diff --git a/spacetime-fullgrid-parallel_amd/csrc/mg_strips.h b/spacetime-fullgrid-parallel_amd/csrc/mg_strips.h
--- /dev/null
+++ b/spacetime-fullgrid-parallel_amd/csrc/mg_strips.h
@@ -0,0 +1,61 @@
+#ifndef STK_MG_STRIPS_H
+#define STK_MG_STRIPS_H
+
+#include <algorithm>
+#include <cstdint>
+#include <vector>
+
+static inline int32_t stk_strip_edge(int s, int T, int Q, int S)
+{
+    return (int32_t)((int64_t)s * (T + Q - 1) / S);
+}
+
+static inline int32_t stk_strip_envelope_up(std::vector<int32_t> &v)
+{
+    int32_t lift = 0;
+    for (size_t p = 1; p < v.size(); ++p) {
+        if (v[p] < v[p - 1]) {
+            lift = std::max(lift, v[p - 1] - v[p]);
+            v[p] = v[p - 1];
+        }
+    }
+    return lift;
+}
+
+static inline int32_t stk_strip_envelope_down(std::vector<int32_t> &v)
+{
+    int32_t drop = 0;
+    for (size_t p = v.size(); p-- > 1;) {
+        if (v[p - 1] > v[p]) {
+            drop = std::max(drop, v[p - 1] - v[p]);
+            v[p - 1] = v[p];
+        }
+    }
+    return drop;
+}
+
+static inline void stk_strip_cuts_descending(const int32_t *ready, int32_t n_pos, int T, int Q, int S,
+                                             std::vector<int32_t> &cut)
+{
+    cut.assign((size_t)S + 1, 0);
+    for (int s = 0; s + 1 < S; ++s) {
+        const int32_t bound = stk_strip_edge(s + 1, T, Q, S) - (Q - 1);
+        const int32_t c = (int32_t)(std::lower_bound(ready, ready + n_pos, bound) - ready);
+        cut[(size_t)s + 1] = std::max(c, cut[(size_t)s]);
+    }
+    cut[(size_t)S] = n_pos;
+}
+
+static inline void stk_strip_cuts_ascending(const int32_t *band, int32_t n_pos, int T, int Q, int S,
+                                            std::vector<int32_t> &cut)
+{
+    cut.assign((size_t)S + 1, 0);
+    for (int s = 0; s + 1 < S; ++s) {
+        const int32_t bound = stk_strip_edge(s + 1, T, Q, S);
+        const int32_t c = (int32_t)(std::upper_bound(band, band + n_pos, bound) - band);
+        cut[(size_t)s + 1] = std::max(c, cut[(size_t)s]);
+    }
+    cut[(size_t)S] = n_pos;
+}
+
+#endif
diff --git a/spacetime-fullgrid-parallel_amd/csrc/rows_ell.h b/spacetime-fullgrid-parallel_amd/csrc/rows_ell.h
--- /dev/null
+++ b/spacetime-fullgrid-parallel_amd/csrc/rows_ell.h
@@ -0,0 +1,19 @@
+#ifndef STK_ROWS_ELL_H
+#define STK_ROWS_ELL_H
+
+#include "stk_common.h"
+
+enum { STK_STORE_STREAM = 0, STK_STORE_KEEP = 1 };
+
+int stk_rows_ell_run(hipStream_t st, int mode, const stk_ell_rows *e, int32_t pos_begin, int32_t pos_end,
+                     int32_t n_loc, int32_t ld, int64_t x_rows, int64_t y_rows, double ca, const double *cm,
+                     const double *x, double alpha, double beta, const double *z, double *y, int zero_own,
+                     int store);
+
+bool stk_rows_ell2_has(const stk_ell_rows *e, const stk_ell_rows *e2);
+
+int stk_rows_ell2_run(hipStream_t st, const stk_ell_rows *e, const stk_ell_rows *e2, int32_t pos_begin,
+                      int32_t pos_end, int32_t n_loc, int32_t ld, int64_t x_rows, int64_t y_rows, double ca,
+                      const double *cm, const double *x, const double *x2, double *y);
+
+#endif
diff --git a/spacetime-fullgrid-parallel_amd/csrc/rows_ell.hip b/spacetime-fullgrid-parallel_amd/csrc/rows_ell.hip
--- a/spacetime-fullgrid-parallel_amd/csrc/rows_ell.hip
+++ b/spacetime-fullgrid-parallel_amd/csrc/rows_ell.hip
@@ -1,6 +1,6 @@
 #include <cstring>
 
-#include "stk_common.h"
+#include "rows_ell.h"
 
 namespace {
 
@@ -407,8 +407,18 @@
                         int32_t n_loc, int32_t ld, int64_t x_rows, int64_t y_rows, double ca, const double *cm,
                         const double *x, double alpha, double beta, const double *z, double *y, int zero_own)
 {
+    return stk_rows_ell_run(st, mode, e, pos_begin, pos_end, n_loc, ld, x_rows, y_rows, ca, cm, x, alpha, beta, z, y,
+                            zero_own, STK_STORE_STREAM);
+}
+
+int stk_rows_ell_run(hipStream_t st, int mode, const stk_ell_rows *e, int32_t pos_begin, int32_t pos_end,
+                     int32_t n_loc, int32_t ld, int64_t x_rows, int64_t y_rows, double ca, const double *cm,
+                     const double *x, double alpha, double beta, const double *z, double *y, int zero_own, int store)
+{
     if (pos_end <= pos_begin) return 0;
     STK_REQUIRE(e && e->idx && e->va, "rows_ell: incomplete matrix");
+    STK_REQUIRE(pos_begin >= 0 && pos_end <= e->n_pos, "rows_ell: positions %d..%d of %d", pos_begin, pos_end,
+                e->n_pos);
     STK_REQUIRE((cm == nullptr) || e->vm, "rows_ell: cm given but the matrix has no vm");
     STK_REQUIRE(n_loc > 0 && ld >= n_loc && (ld & 1) == 0, "rows_ell: bad n_loc=%d ld=%d (ld must be even)", n_loc,
                 ld);
@@ -444,7 +454,7 @@
     a.wide = stk_tune(g_tuning.rows_force_wide) || x_rows * ld * 8 >= ((int64_t)1 << 32) || y_rows * ld * 8 >= ((int64_t)1 << 32);
     a.x_bytes = a.wide ? 0u : (uint32_t)(x_rows * ld * 8);
     a.y_bytes = a.wide ? 0u : (uint32_t)(y_rows * ld * 8);
-    a.nt_store = mode == MODE_GS ? 0 : 1;
+    a.nt_store = (mode == MODE_GS || store == STK_STORE_KEEP) ? 0 : 1;
     if (mode == MODE_GS) STK_REQUIRE(e->dia_a && (!cm || e->dia_m), "rows_ell: GS needs the diagonal arrays");
     const int K = e->K;
     const int KS = (K + 3) & ~3;
@@ -467,7 +477,22 @@
                          int64_t x_rows, int64_t y_rows, double ca, const double *cm, const double *x,
                          const double *x2, double *y)
 {
-    if (e->K != 20 || e2->K != 7 || e->n_pos != e2->n_pos || e->n_pos <= 0) return -1;
+    return stk_rows_ell2_run(st, e, e2, 0, e->n_pos, n_loc, ld, x_rows, y_rows, ca, cm, x, x2, y);
+}
+
+bool stk_rows_ell2_has(const stk_ell_rows *e, const stk_ell_rows *e2)
+{
+    return e->K == 20 && e2->K == 7 && e->n_pos == e2->n_pos && e->n_pos > 0;
+}
+
+int stk_rows_ell2_run(hipStream_t st, const stk_ell_rows *e, const stk_ell_rows *e2, int32_t pos_begin,
+                      int32_t pos_end, int32_t n_loc, int32_t ld, int64_t x_rows, int64_t y_rows, double ca,
+                      const double *cm, const double *x, const double *x2, double *y)
+{
+    if (!stk_rows_ell2_has(e, e2)) return -1;
+    STK_REQUIRE(pos_begin >= 0 && pos_end <= e->n_pos, "rows_ell2: positions %d..%d of %d", pos_begin, pos_end,
+                e->n_pos);
+    if (pos_end <= pos_begin) return 0;
     STK_REQUIRE(e->idx && e->va && e2->idx && e2->va, "rows_ell2: incomplete matrix");
     STK_REQUIRE((cm == nullptr) || e->vm, "rows_ell2: cm given but the matrix has no vm");
     STK_REQUIRE(n_loc > 0 && ld >= n_loc && (ld & 1) == 0, "rows_ell2: bad n_loc=%d ld=%d", n_loc, ld);
@@ -489,14 +514,14 @@
     a.ca = ca;
     a.alpha = 1.0;
     a.beta = 0.0;
-    a.pos_begin = 0;
-    a.pos_end = e->n_pos;
+    a.pos_begin = pos_begin;
+    a.pos_end = pos_end;
     a.n_loc = n_loc;
     a.ld = ld;
     a.P = (n_loc + 1) / 2;
     a.R = BS / a.P;
     if (a.R * K > 4 * BS) a.R = 4 * BS / K;
-    a.ngroups = (e->n_pos + a.R - 1) / a.R;
+    a.ngroups = (pos_end - pos_begin + a.R - 1) / a.R;
     a.chunk = (a.ngroups + 7) / 8;
     a.reverse = (int)(g_rows_launch_count++ & 1u);
     a.zero_own = 0;
@@ -515,7 +540,7 @@
         return 2 * buf_doubles * sizeof(double) + 16;
     };
     while (a.R > 1 && lds_of(a.R) > 60 * 1024) --a.R;
-    a.ngroups = (e->n_pos + a.R - 1) / a.R;
+    a.ngroups = (pos_end - pos_begin + a.R - 1) / a.R;
     a.chunk = (a.ngroups + 7) / 8;
     const size_t lds = lds_of(a.R);
     const int n_cu = stk_cu_count();
diff --git a/spacetime-fullgrid-parallel_amd/source/_lib.py b/spacetime-fullgrid-parallel_amd/source/_lib.py
--- a/spacetime-fullgrid-parallel_amd/source/_lib.py
+++ b/spacetime-fullgrid-parallel_amd/source/_lib.py
@@ -71,7 +71,9 @@
                 ('n_tile_rows', c_i32), ('fwd_tile_row_host', c_p),
                 ('bwd_tile_row_host', c_p),
                 ('ell_fwd_alt', ctypes.POINTER(EllRows)),
-                ('ell_bwd_alt', ctypes.POINTER(EllRows))]
+                ('ell_bwd_alt', ctypes.POINTER(EllRows)),
+                ('a_ready_host', c_p), ('r_ready_host', c_p),
+                ('ra_ready_host', c_p), ('p_band_host', c_p)]
 
 
 _PROTOTYPES = {
diff --git a/spacetime-fullgrid-parallel_amd/source/multigrid.py b/spacetime-fullgrid-parallel_amd/source/multigrid.py
--- a/spacetime-fullgrid-parallel_amd/source/multigrid.py
+++ b/spacetime-fullgrid-parallel_amd/source/multigrid.py
@@ -55,13 +55,32 @@
 
         return self.shared(('band', n), make)
 
+    def band_order(self, n):
+        if self.coords is None:
+            return self.tile_order(n)
+
+        def make():
+            tile = self.tile_order(n)
+            rank = np.empty(n, dtype=np.int64)
+            rank[tile] = np.arange(n)
+            band = self.coord_band(n)
+            group = max(1, min(TRANSFER_BAND_ROWS, (int(band.max()) + 1) // 64))
+            return np.argsort((band // group) * np.int64(n) + rank, kind='stable').astype(np.int32)
+
+        return self.shared(('band_order', n), make)
+
+    def transfer_order(self, j):
+        P = self.P_mats[j - 1]
+        order = self.band_order if P.shape[0] > STRIP_LEVEL_ROWS else self.tile_order
+        return order(P.shape[0]), order(P.shape[1])
+
     def transfer_copies(self, j):
         def make():
             P = sp.csr_matrix(self.P_mats[j - 1])
             R = sp.csr_matrix(self.R_mats[j - 1])
             dev, ells = {}, {}
-            for name, m, order in (('p', P, self.tile_order(P.shape[0])),
-                                   ('r', R, self.tile_order(P.shape[1]))):
+            order_p, order_r = self.transfer_order(j)
+            for name, m, order in (('p', P, order_p), ('r', R, order_r)):
                 m.sort_indices()
                 dev[name + '_indptr'] = _lib.to_dev(np.asarray(m.indptr, dtype=np.int32))
                 dev[name + '_indices'] = _lib.to_dev(np.asarray(m.indices, dtype=np.int32))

> What the task requires: Extract every line of the records above that contains the word "bound".

> Result of this task:
+        const int32_t bound = stk_strip_edge(s + 1, T, Q, S) - (Q - 1);
+        const int32_t c = (int32_t)(std::lower_bound(ready, ready + n_pos, bound) - ready);
+        const int32_t bound = stk_strip_edge(s + 1, T, Q, S);
+        const int32_t c = (int32_t)(std::upper_bound(band, band + n_pos, bound) - band);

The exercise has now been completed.